Limitations & Future Work

  • Visible-light synthesis underperforms UNet; the autoencoder presents a bottleneck in reconstructing high-frequency detail, motivating improvements to the autoencoder or the introduction of skip connections.
  • Inference is constrained to region–variable combinations seen during training—while the text-prompt framework is flexible, it cannot generalize to entirely unseen region–variable pairs.
  • Data imbalance: visible-light samples are most abundant (~500K), whereas precipitation and MWBT samples are relatively scarce (~10–20K), potentially biasing training.
  • Only 4 km spatial resolution is explored; synthesis at higher resolutions (e.g., 1 km) has not been investigated.
  • Integration with numerical weather prediction systems (e.g., data assimilation) has not been validated.
  • vs. WeatherGFM (zhao2024weathergfm): WeatherGFM is also a general-purpose meteorological model but relies on deterministic prediction. SynWeatherDiff's probabilistic framework outperforms WeatherGFM on most tasks, with particularly significant CSI gains in high-value precipitation regions.

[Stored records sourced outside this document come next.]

+        mma_commit(a_empty + b);
+        STC_TRACE(4);
+      }
+      __syncwarp();
+    }
+  } else if (warp_u >= 4 && warp_u < 8) {
+    const int erow = (warp_u & 3) * 32 + lane;
+    const int enode = erow / C, ecat = erow - enode * C;
+    const uint32_t tA0 = tmem_base + ((uint32_t)((warp_u & 3) * 32) << 16) + 256u;
+    const bool xvec = p.x_bulk != 0;
+    const bool tracing = a.trace != nullptr && blockIdx.x == 0 && erow == 0;
+    for (int tile = blockIdx.x, i = 0; tile < p.ntiles; tile += gridDim.x, ++i) {
+      const int trace_it = i;
+      const int s = i % nst, b = i & 1;
+      const long long g0 = (long long)tile * p.npt;
+      const int rows_valid = (int)min((long long)p.npt, total_nodes - g0) * C;
+      const bool valid = erow < rows_valid;
+      const long long gr = g0 * C + erow;
+      const uint8_t* st = ring + (size_t)s * p.stage_bytes;
+      mbar_wait(full + s, (uint32_t)(i / nst) & 1u);
+      STC_TRACE(1);
+      float4 xv[2][8];
+#pragma unroll
+      for (int k = 0; k < 2; ++k) {
+#pragma unroll
+        for (int j = 0; j < 8; ++j) xv[k][j] = make_float4(0.f, 0.f, 0.f, 0.f);
+        if (valid) {
+          const float* hs = reinterpret_cast<const float*>(st) + (k * 128 + erow) * h;
+#pragma unroll
+          for (int j = 0; j < 4; ++j) xv[k][j] = *reinterpret_cast<const float4*>(hs + 4 * j);
+          if (xvec) {
+            const float* xs = reinterpret_cast<const float*>(st + p.off_sx) + (k * 128 + erow) * Din;
+#pragma unroll
+            for (int j = 0; j < 4; ++j)
+              if (4 * j < Din) xv[k][4 + j] = *reinterpret_cast<const float4*>(xs + 4 * j);
+          } else {
+            const float* xs;
+            if (k == 0) {
+              const long long g = g0 + enode;
+              const long long bb = g / a.N;
+              xs = a.x0 + bb * a.x0_bs + ((g - bb * a.N) * C + ecat) * Din;
+            } else {
+              xs = a.yx + gr * Din;
+            }
+            float e[16];
+#pragma unroll
+            for (int j = 0; j < 16; ++j) e[j] = j < Din ? xs[j] : 0.f;
+#pragma unroll
+            for (int j = 0; j < 4; ++j) xv[k][4 + j] = make_float4(e[4 * j], e[4 * j + 1], e[4 * j + 2], e[4 * j + 3]);
+          }
+        }
+      }
+      mbar_wait(a_empty + b, ((uint32_t)(i >> 1) & 1u) ^ 1u);
       fence_after_sync();
-      uint32_t acc = 0u;
-#pragma unroll
-      for (int ai = 0; ai < 2; ++ai) {
-        const uint64_t bo = (uint64_t)(((uint32_t)ai * 2u * atomB) >> 4);
-        for (int ks = 0; ks < ksteps; ++ks) {
-          const uint64_t ko = (uint64_t)(ks * 2);
-          const uint32_t ah = tmem_base + colA + (uint32_t)(ai * 32 + ks * 8), al = ah + 64u;
-          mma_tf32_atmem(d_main, ah, dB_hi + bo + ko, idesc2, acc);
-          mma_tf32_atmem(d_small, al, dB_hi + bo + ko, idesc, 1u);
-          acc = 1u;
+      const uint32_t tA = tA0 + 128u * (uint32_t)b;
+#pragma unroll
+      for (int k = 0; k < 2; ++k) {
+#pragma unroll
+        for (int j = 0; j < 4; ++j) {
+          float hi[8], lo[8];
+          split_tf32(xv[k][2 * j].x, hi[0], lo[0]); split_tf32(xv[k][2 * j].y, hi[1], lo[1]);
+          split_tf32(xv[k][2 * j].z, hi[2], lo[2]); split_tf32(xv[k][2 * j].w, hi[3], lo[3]);
+          split_tf32(xv[k][2 * j + 1].x, hi[4], lo[4]); split_tf32(xv[k][2 * j + 1].y, hi[5], lo[5]);
+          split_tf32(xv[k][2 * j + 1].z, hi[6], lo[6]); split_tf32(xv[k][2 * j + 1].w, hi[7], lo[7]);
+          tmem_st8(tA + (uint32_t)(32 * k + 8 * j), hi);
+          tmem_st8(tA + 64u + (uint32_t)(32 * k + 8 * j), lo);
         }
       }
-      STC_TRACE(8);
-      STC_TRACE(10);
-      mma_commit(mma_bar);
-      STC_TRACE(9);
-      STC_TRACE(11);
-    }
-    float4 hp[2], uu[2];
-    hp[0] = hp[1] = uu[0] = uu[1] = make_float4(0.f, 0.f, 0.f, 0.f);
-    if (valid) {
-      const float* hsrc = a.Hprev + gr * h + half * 8;
-      hp[0] = *reinterpret_cast<const float4*>(hsrc);
-      hp[1] = *reinterpret_cast<const float4*>(hsrc + 4);
+      tmem_st_wait();
+      fence_before_sync();
+      mbar_arrive(a_full + b);
+      STC_TRACE(2);
+    }
+  } else if (warp_u >= 8) {
+    const int sp = warp_u & 3, half = (warp_u - 8) >> 2;
+    const int erow = sp * 32 + lane;
+    const int enode = erow / C, ecat = erow - enode * C;
+    const uint32_t tl = tmem_base + ((uint32_t)(sp * 32) << 16);
+    const bool tracing = a.trace != nullptr && blockIdx.x == 0 && erow == 0 && half == 0;
+    for (int tile = blockIdx.x, i = 0; tile < p.ntiles; tile += gridDim.x, ++i) {
+      const int trace_it = i;
+      const int s = i % nst, b = i & 1;
+      const long long g0 = (long long)tile * p.npt;
+      const int rows_valid = (int)min((long long)p.npt, total_nodes - g0) * C;
+      const bool valid = erow < rows_valid;
+      const long long gr = g0 * C + erow;
+      mbar_wait(acc_full + b, (uint32_t)(i >> 1) & 1u);
+      mbar_wait(full + s, (uint32_t)(i / nst) & 1u);
+      fence_after_sync();
+      STC_TRACE(5);
+      const float* se = reinterpret_cast<const float*>(ring + (size_t)s * p.stage_bytes + p.off_se);
+      float4 hp[2], uu[2];
+      hp[0] = *reinterpret_cast<const float4*>(se + erow * h + half * 8);
+      hp[1] = *reinterpret_cast<const float4*>(se + erow * h + half * 8 + 4);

  • vs. SRViT (stock2024srvit): SRViT is a task-specific model for VIL/CR synthesis. As a general-purpose model, SynWeatherDiff substantially surpasses it on CONUS CR with an RMSE of 2.820 vs. 3.561.

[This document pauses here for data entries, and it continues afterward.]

private:
    HevcParser(const HevcParser&) = default;
    FrameJob* job_;
    std::vector<h2j_ctb>* ctbs_;
    Sps sps_[16];
    Pps pps_[64];
    const Sps* s_ = nullptr;
    const Pps* p_ = nullptr;
    std::vector<SliceHdr> sh_;
    std::vector<uint8_t> rbsp_;
    std::vector<uint8_t> slice_data_;
    int W = 0, H = 0, log2ctb = 0, ctbs = 0, ctbW = 0, ctbH = 0, nctb = 0, mw = 0, mh = 0;
    int qpbd = 0;
    std::vector<int8_t> qp_store_;
    std::vector<uint8_t> ipm_store_, ctd_store_;
    std::vector<int> addr_store_, slice_store_;
    int8_t* qp_ = nullptr;
    uint8_t *ipm_ = nullptr, *ctd_ = nullptr;
    int *ctb_addr_rs_ = nullptr, *ctb_slice_ = nullptr;
    void bind_maps() {
        qp_ = qp_store_.data();
        ipm_ = ipm_store_.data();
        ctd_ = ctd_store_.data();
        ctb_addr_rs_ = addr_store_.data();
        ctb_slice_ = slice_store_.data();
    }
    std::vector<int> rs2ts_, ts2rs_, tile_id_, col_bd_;
    const SliceHdr* cur_ = nullptr;
    int cur_idx_ = 0;
    Cabac cc_;
    const uint8_t* end_ = nullptr;
    CabacState ctx_[NUM_CTX], ctx_wpp_[NUM_CTX], ctx_ds_[NUM_CTX];
    int stat_[4] = {0, 0, 0, 0}, stat_wpp_[4] = {0, 0, 0, 0}, stat_ds_[4] = {0, 0, 0, 0};
    bool rext_ = false;
    bool have_ds_ = false;
    int qp_y_ = 0, qg_pred_ = 0, qpd_val_ = 0, last_cu_qp_ = 0;
    bool is_qpd_coded_ = false, first_qg_ = true;
    bool cqo_coded_ = false;
    int cu_qo_cb_ = 0, cu_qo_cr_ = 0;
    int cu_bypass_ = 0;
    int cu_tu_begin_ = 0;
    int err_ = 0;

    int parse_slice_header(BitReader& b, int nal_type, SliceHdr& sh, const SliceHdr* prev);
    bool setup_picture();
    bool setup_tiles();
    int decode_slice_data(int shi, const uint8_t* p, const uint8_t* end);
    struct WppRows;
    int decode_wpp_row(int shi, int row, const uint8_t* p, const uint8_t* end, WppRows& w);
    int run_wpp(const std::vector<uint8_t>& seg, const std::vector<uint32_t>& sub, int threads);
    int decode_tile(int shi, int ts0, int ts1, bool last, const uint8_t* p, const uint8_t* end);
    int run_tiles(const std::vector<uint8_t>& seg, const std::vector<uint32_t>& sub, int threads);
    void merge_parts(const std::vector<FrameJob>& part);
    void ctb_start_contexts(int rs, int ts, bool first);
    void init_contexts(int qp) {
        for (int i = 0; i < NUM_CTX; i++) {
            int iv = kInitI[i];
            ctx_[i] = cabac_init_word((iv >> 4) * 5 - 45, ((iv & 15) << 3) - 16, qp);
        }
        std::memset(stat_, 0, sizeof(stat_));
    }
    bool same_region(int xc, int yc, int xn, int yn) const {
        if (xn < 0 || yn < 0 || xn >= W || yn >= H) return false;
        if (((xn ^ xc) | (yn ^ yc)) >> log2ctb == 0) return true;
        int cn = (yn >> log2ctb) * ctbW + (xn >> log2ctb);
        int cc = (yc >> log2ctb) * ctbW + (xc >> log2ctb);
        if (tile_id_[rs2ts_[cn]] != tile_id_[rs2ts_[cc]] || ctb_slice_[cn] < 0) return false;
        return ctb_addr_rs_[cn] == ctb_addr_rs_[cc];
    }
    void qg_start(int xq, int yq);
    void parse_sao(int rx, int ry);
    void coding_quadtree(int x0, int y0, int log2cb, int depth);
    void coding_unit(int x0, int y0, int log2cb);
    void transform_tree(int x0, int y0, int xb, int yb, int log2n, int depth, int blk, int max_depth,
                        int intra_split, int pcb, int pcr, int cm, int cux, int cuy, int log2cb);
    void transform_unit(int x0, int y0, int xb, int yb, int log2n, int blk, int cbf_l, int cbf_cb,
                        int cbf_cr, int cm, int cux, int cuy, int log2cb);
    template <bool RExt>
    void residual(int log2n, int c, int mode, h2j_tu& tu);
    void emit_tu(int x, int y, int log2n, int c, int mode, uint8_t flags, bool cbf, int pred_mode_for_scan);
    void split_ctb_records(size_t first);
    std::vector<h2j_tu> chroma_tmp_;
    uint8_t edge_flags(int x0, int y0) const;
    void pcm_sample(int x0, int y0, int log2cb);
    int qp_wrap(int x) const {
        const int m = 52 + qpbd;
        if (static_cast<unsigned>(x) < static_cast<unsigned>(2 * m)) return x >= m ? x - m : x;
        return x % m;
    }
    static void fill_rows(uint8_t* p, int stride, int rows, int w, uint8_t v) {
        const uint64_t v8 = 0x0101010101010101ull * v;
        for (int y = 0; y < rows; y++, p += stride) {
            if (w == 2) std::memcpy(p, &v8, 2);
            else if (w == 4) std::memcpy(p, &v8, 4);
            else if (w == 8) std::memcpy(p, &v8, 8);
            else if (w == 16) { std::memcpy(p, &v8, 8); std::memcpy(p + 8, &v8, 8); }
            else std::memset(p, v, static_cast<size_t>(w));
        }
    }
    void set_map(uint8_t* m, int x0, int y0, int n, uint8_t v) {
        int ye = std::min((y0 + n) >> 2, mh), xe = std::min((x0 + n) >> 2, mw);
        fill_rows(&m[(y0 >> 2) * mw + (x0 >> 2)], mw, ye - (y0 >> 2), xe - (x0 >> 2), v);
    }
    void set_qp(int x0, int y0, int n, int qp) {
        int ye = std::min((y0 + n) >> 2, mh), xe = std::min((x0 + n) >> 2, mw);
        fill_rows(reinterpret_cast<uint8_t*>(&qp_[(y0 >> 2) * mw + (x0 >> 2)]), mw, ye - (y0 >> 2), xe - (x0 >> 2),
                  static_cast<uint8_t>(qp & 0xFF));
    }
    __attribute__((always_inline)) int dec(int ctx) { return cc_.decision(ctx_[ctx]); }
};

  • vs. Deep-STEP & TomoPE: Both are task-specific precipitation estimation models. SynWeatherDiff's CSI/15 (0.113) far exceeds Deep-STEP (0.007) and TomoPE (0.036), confirming the advantage of probabilistic models in extreme-value regions.

Rating

  • Novelty: ⭐⭐⭐⭐ The combination of the first multi-region multi-variable meteorological synthesis dataset with a general Diffusion Transformer model is novel; text-prompt-driven task control is a creative contribution.

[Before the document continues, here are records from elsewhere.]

#ifndef CCT_WALK_T
#define CCT_WALK_T 256
#endif
constexpr int WALK_T = CCT_WALK_T;
__global__ void __launch_bounds__(WALK_T) dfl_walk_kernel(DeflateArgs a, int n)
{
	__shared__ uint32_t s_land[WALK_T];
	__shared__ uint32_t s_wsum[WALK_T / 64];
	const int s = blockIdx.x;
	(void)n;
	const uint32_t L = a.in_sizes[s];
	const size_t base = (size_t)s * a.in_stride;
	const size_t bbase = (size_t)s * dfl_blk_words(a.in_stride);
	const uint32_t *exit_rec = a.exit_pos + base;
	const int tid = threadIdx.x;
	const uint32_t seg = (((L + WALK_T - 1) / WALK_T) + 63) & ~63u;
	const uint32_t seg_end = min(L, (uint32_t)(tid + 1) * seg);
	uint32_t start = min(L, (uint32_t)tid * seg), land = start, cnt = 0;
	auto hop_through = [&]() {
		uint32_t cur = start, c = 0;
		while (cur < seg_end) { const uint32_t e = exit_rec[cur]; c += e >> 16; cur = (cur & ~63u) + 64u + (e & 0xFFFFu); }
		land = cur; cnt = c;
	};
	hop_through();
	for (;;) {
		__syncthreads();
		s_land[tid] = land;
		__syncthreads();
		const uint32_t pl = tid ? s_land[tid - 1] : 0u;
		const bool moved = tid > 0 && pl != start;
		if (!__syncthreads_or(moved)) break;
		if (moved) { start = pl; hop_through(); }
	}
	uint32_t total;
	uint32_t syms = wg_excl_scan<WALK_T / 64>(cnt, s_wsum, total);
	if (tid == 0) a.total_syms[s] = total;
	for (uint32_t cur = start; cur < seg_end;) {
		const uint32_t b = cur >> 6;
		a.blk_entry[bbase + b] = cur;
		a.blk_symbase[bbase + b] = syms;
		const uint32_t e = exit_rec[cur];
		syms += e >> 16;
		cur = (cur & ~63u) + 64u + (e & 0xFFFFu);
	}
}

template <uint32_t BS>
__global__ void __launch_bounds__(256) dfl_symbols_kernel(DeflateArgs a)
{
	const int s = blockIdx.y;
	const uint32_t L = a.in_sizes[s];
	const uint8_t *in = a.in + (size_t)s * a.in_stride;
	const size_t base = (size_t)s * a.in_stride;
	const size_t bbase = (size_t)s * dfl_blk_words(a.in_stride);
	const uint32_t nblk64 = (L + 63) / 64;
	const int lane = threadIdx.x & 63;
	uint32_t *sym = a.sym + base;
	uint32_t *bend = a.blk_end + (size_t)s * a.max_blocks, *btop = a.blk_top + (size_t)s * a.max_blocks;
	const uint32_t lazy = short_pass(a.strategy) ? 0u : 1u;
	const uint32_t wb_step = gridDim.x * (blockDim.x >> 6), wb_last = nblk64 ? nblk64 - 1 : 0;
	struct Req { uint32_t entry, symbase, rec; uint8_t lit0; };
	auto request = [&](uint32_t wb) {
		const uint32_t wbc = min(wb, wb_last), pc = min(wbc * 64 + lane, L - 1);
		return Req{a.blk_entry[bbase + wbc], a.blk_symbase[bbase + wbc], a.rec32[base + pc], in[pc]};
	};
	const uint32_t wb0 = blockIdx.x * (blockDim.x >> 6) + (threadIdx.x >> 6);
	Req nx = nblk64 ? request(wb0) : Req{0xFFFFFFFFu, 0, 0, 0};
	for (uint32_t wb = wb0; wb < nblk64; wb += wb_step) {
		const uint32_t p = wb * 64 + lane;
		const Req cur_req = nx;
		nx = request(wb + wb_step);
		const uint32_t entry = cur_req.entry, symbase = cur_req.symbase;
		uint32_t rec = cur_req.rec;
		const uint8_t lit0 = cur_req.lit0;
		if (entry == 0xFFFFFFFFu) continue;
		if (p >= L) rec = 0;
		const uint32_t k = rec & 0xFFu, len = (rec >> 8) & 0x1FFu, dist = rec >> 17;
		const uint32_t nxt = len ? p + k + len : p + 1;
		const uint32_t cnt = len ? k + 1 : 1;
		const uint64_t jump = __ballot(len != 0);
		const uint32_t nvalid = min(64u, L - wb * 64);
		uint64_t visited = 0;
		uint32_t cur = (uint32_t)__builtin_amdgcn_readfirstlane((int)(entry - wb * 64));
		while (cur < nvalid) {
			const uint64_t rest = jump >> cur;
			if (!rest) { visited |= ~0ull << cur; break; }
			const int d = __ffsll((long long)rest) - 1;
			visited |= (d >= 63 ? ~0ull : ((2ull << d) - 1ull)) << cur;
			cur = (uint32_t)__builtin_amdgcn_readlane((int)nxt, (int)cur + d) - wb * 64;
		}
		if (nvalid < 64) visited &= (1ull << nvalid) - 1ull;
		const bool mine = (visited >> lane) & 1ull;
		const uint32_t v = mine ? cnt : 0u;
		uint32_t off = symbase + wave_incl_scan(v) - v;
		if (mine) {
			if (p == L - 1) a.postloop_lit[s] = 1;
			for (uint32_t t = 0; t < (len ? k : 1u); t++, off++) {
				sym[off] = t ? in[p + t] : lit0;
				if (off % BS == BS - 1) { bend[off / BS] = p + t + 1; btop[off / BS] = p + t + lazy; }
			}
			if (len) {
				sym[off] = (len - MIN_MATCH) | (dist << 16);
				if (off % BS == BS - 1) { bend[off / BS] = p + k + len; btop[off / BS] = p + k + lazy; }
			}
		}
	}
}

struct TreeScratch {
	uint16_t freq[HEAP_SIZE], dad[HEAP_SIZE], len[HEAP_SIZE], code[L_CODES + 2];
	uint16_t dfreq[2 * D_CODES + 1], ddad[2 * D_CODES + 1], dlen[2 * D_CODES + 1], dcode[D_CODES + 2];
	uint16_t bfreq[2 * BL_CODES + 1], bdad[2 * BL_CODES + 1], blen[2 * BL_CODES + 1], bcode[BL_CODES + 1];
	alignas(16) uint32_t heap[HEAP_SIZE + 11];
	uint32_t bl_count[MAX_BITS + 1];
	uint16_t next_code[MAX_BITS + 1];
	int heap_len, heap_max, max_code, overflow, lmax, dmax;
	uint32_t opt_len, static_len, dyn_body_bits;
	uint32_t hdr_bits[160];
	uint32_t hdr_nbits;
	int ntok, btype, max_blindex;
	uint8_t extra_l[29], extra_d[30], extra_bl[19], bl_order[19];
	__device__ __forceinline__ uint32_t *hist_l() { return heap; }
	__device__ __forceinline__ uint32_t *hist_d() { return heap + L_CODES + 2; }
	__device__ __forceinline__ uint8_t *length_code() { return reinterpret_cast<uint8_t *>(dad); }
	__device__ __forceinline__ uint8_t *dist_code() { return reinterpret_cast<uint8_t *>(dad) + 256; }
	__device__ __forceinline__ uint16_t *tok() { return dad; }
};
// ... 747 lines not shown
					nb = t_llen[lsym];
					int extra = t_extra_l[code];
					if (extra) { bits |= (uint64_t)(lc - t_base_length[code]) << nb; nb += extra; }
					dist--;
					code = dist < 256 ? t_dist_code[dist] : t_dist_code[256 + (dist >> 7)];
					bits |= (uint64_t)t_dcode[code] << nb;
					nb += t_dlen[code];
					extra = t_extra_d[code];
					if (extra) { bits |= (uint64_t)(dist - t_base_dist[code]) << nb; nb += extra; }
				}
			} else if (i == bm.nsym) {
				bits = t_lcode[END_BLOCK];
				nb = t_llen[END_BLOCK];
			}
			const uint32_t q = ltot >> 6, r = ltot & 63;
			const uint64_t lo = bits << r, hi = r ? bits >> (64 - r) : 0ull;
#pragma unroll
			for (int j = 0; j < EMIT_LIMBS; j++) {
				if (q == (uint32_t)j) acc[j] |= lo;
				if (q + 1 == (uint32_t)j) acc[j] |= hi;
			}
			ltot += (uint32_t)nb;
		}
		const uint32_t inc = wave_incl_scan(ltot);
		if (lane == 63) wsum[par][wave] = inc;
		__syncthreads();
		uint32_t wb = 0, tot = 0;
		for (int w = 0; w < 4; w++) { if (w < wave) wb += wsum[par][w]; tot += wsum[par][w]; }
		uint32_t *wbf = wbuf[par];
		const uint32_t lbit = (uint32_t)(run & 31) + wb + inc - ltot;
		if (ltot) {
			const uint32_t w0 = lbit >> 5, sh = lbit & 31, nw = (sh + ltot + 31) >> 5;
#pragma unroll
			for (int j = 0; j <= 2 * EMIT_LIMBS; j++) {
				const uint32_t aj = j < 2 * EMIT_LIMBS ? (uint32_t)(acc[j >> 1] >> (32 * (j & 1))) : 0u;
				const uint32_t ap = j > 0 ? (uint32_t)(acc[(j - 1) >> 1] >> (32 * ((j - 1) & 1))) : 0u;
				const uint32_t w = (uint32_t)((((uint64_t)aj << 32) | ap) >> (32 - sh));
				if ((uint32_t)j < nw && w) atomicOr(&wbf[w0 + j], w);
			}
		}
		__syncthreads();
		const uint32_t nwords = ((uint32_t)(run & 31) + tot + 31) >> 5;
		const uint64_t gw = run >> 5;
		for (uint32_t k = threadIdx.x; k < nwords; k += blockDim.x) {
			const uint32_t w = wbf[k];
			wbf[k] = 0;
			if (k == 0 || k == nwords - 1) { if (w) atomicOr(&words[gw + k], w); }
			else words[gw + k] = w;
		}
		run += tot;
	}
}

__global__ void __launch_bounds__(256) dfl_pack_offsets_kernel(const uint32_t *sizes, int n, uint64_t *offsets, int exact)
{
	__shared__ uint64_t wsum[4];
	const int t = threadIdx.x, lane = t & 63, wave = t >> 6;
	uint64_t carry = 0;
	for (int base = 0; base < n; base += 256) {
		const int i = base + t;
		const uint32_t sz = i < n ? sizes[i] : 0u;
		const uint64_t v = exact ? sz : (uint64_t)((sz + 15u) & ~15u);
		const uint64_t inc = wave_incl_scan(v);
		if (lane == 63) wsum[wave] = inc;
		__syncthreads();
		uint64_t wb = 0, tot = 0;
		for (int w = 0; w < 4; w++) { if (w < wave) wb += wsum[w]; tot += wsum[w]; }
		if (i < n) offsets[i] = carry + wb + inc - v;
		carry += tot;
		__syncthreads();
	}
	if (t == 0) offsets[n] = carry;
}
__global__ void __launch_bounds__(256) dfl_pack_kernel(const uint8_t *src, size_t stride, const uint32_t *sizes,
                                                       const uint64_t *offsets, uint8_t *dst)
{
	const int s = blockIdx.y;
	const uint32_t n16 = (sizes[s] + 15u) >> 4;
	const uint4 *in = reinterpret_cast<const uint4 *>(src + (size_t)s * stride);
	uint4 *out = reinterpret_cast<uint4 *>(dst + offsets[s]);
	for (uint32_t i = blockIdx.x * blockDim.x + threadIdx.x; i < n16; i += gridDim.x * blockDim.x) out[i] = in[i];
}

__global__ void dfl_offsets2_kernel(DeflateArgs a, int n)
{
	const size_t per = dfl_blk_words(a.in_stride);
	for (size_t i = blockIdx.x * (size_t)blockDim.x + threadIdx.x; i < (size_t)n * per; i += (size_t)gridDim.x * blockDim.x)
		a.blk_entry[i] = 0xFFFFFFFFu;
}

__global__ void dfl_offsets_kernel(DeflateArgs a, int n)
{
	if (blockIdx.x == 0) {
		for (int s = threadIdx.x; s < n; s += blockDim.x) { a.postloop_lit[s] = 0; a.heavy_count[s] = 0; a.deep_count[s] = 0; a.run_end_count[s] = 0; }
		if (threadIdx.x == 0) *a.gen = *a.gen % GEN_MAX + 1u;
	}
	const size_t nrc = dfl_hist_words((size_t)n, (size_t)a.run_chunks);
	for (size_t t = (size_t)blockIdx.x * blockDim.x + threadIdx.x; t < nrc; t += (size_t)gridDim.x * blockDim.x) a.sort_hist[t] = 0;
}

constexpr uint32_t CLEAR_SLACK = 64;
__device__ __forceinline__ size_t clear_bytes(const DeflateArgs &a, int s)
{
	const size_t L = a.in_sizes[s];
	const size_t bound = a.block_syms == (uint32_t)BLOCK_SYMS ? L + (L >> 12) + (L >> 14) + (L >> 25) + 13
	                                                          : L + ((L + 7) >> 3) + ((L + 63) >> 6) + 5 + 6;
	return min(a.out_stride, (13 + bound + CLEAR_SLACK + 15) & ~(size_t)15);
}
template <typename W>
__global__ void __launch_bounds__(256) dfl_clear_kernel(DeflateArgs a)
{
	const int s = blockIdx.y;
	const size_t units = clear_bytes(a, s) / sizeof(W);
	W *out = reinterpret_cast<W *>(a.out + (size_t)s * a.out_stride);
	W zero{};
	for (size_t i = blockIdx.x * (size_t)blockDim.x + threadIdx.x; i < units; i += (size_t)gridDim.x * blockDim.x) out[i] = zero;
}
static void launch_clear(const DeflateArgs &a, int n, hipStream_t st)
{
	if (a.out_stride % 16 == 0 && (uintptr_t)a.out % 16 == 0) hipLaunchKernelGGL(dfl_clear_kernel<uint4>, dim3(16, n), dim3(256), 0, st, a);
	else hipLaunchKernelGGL(dfl_clear_kernel<uint32_t>, dim3(32, n), dim3(256), 0, st, a);
}

}

bool deflate_level_args(int level, DeflateArgs &a)
{
	static const uint32_t T[6][5] = {
		{4, 4, 16, 16, 0x5E}, {8, 16, 32, 32, 0x5E}, {8, 16, 128, 128, 0x9C},
		{8, 32, 128, 256, 0xDA}, {32, 128, 258, 1024, 0xDA}, {32, 258, 258, 4096, 0xDA},
	};
	if (level < 4 || level > 9) return false;
	const uint32_t *t = T[level - 4];
	a.good = t[0]; a.max_lazy = t[1]; a.nice = t[2]; a.max_chain = t[3]; a.zlib_flg = t[4];
	return true;
}

bool deflate_strategy_args(int level, int strategy, DeflateArgs &a)
{
	if (strategy < 0 || strategy > (int)Z_FIXED) return false;
	a.strategy = (uint32_t)strategy;
	a.min_len = strategy == (int)Z_FILTERED ? 6u : (uint32_t)MIN_MATCH;
	if (short_pass((uint32_t)strategy)) {
		if (level < 1 || level > 9) return false;
		a.good = a.max_lazy = a.nice = a.max_chain = 0;
		a.zlib_flg = 0x01;
		return true;
	}
	if (!deflate_level_args(level, a)) return false;
	if (strategy == (int)Z_FIXED) a.zlib_flg = 0x01;
	return true;
}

  • Experimental Thoroughness: ⭐⭐⭐⭐⭐ Six standard tasks + 1 OOD task, 7 baseline comparisons, and complete ablations over sampling ratios and input channels.
  • Writing Quality: ⭐⭐⭐⭐ Dataset construction is described in detail, experimental analysis is thorough, and the paper is well-structured.
  • Value: ⭐⭐⭐⭐⭐ The dataset-plus-baseline combination provides an important contribution to the meteorological AI community; probabilistic generation has direct application value for extreme weather warning systems.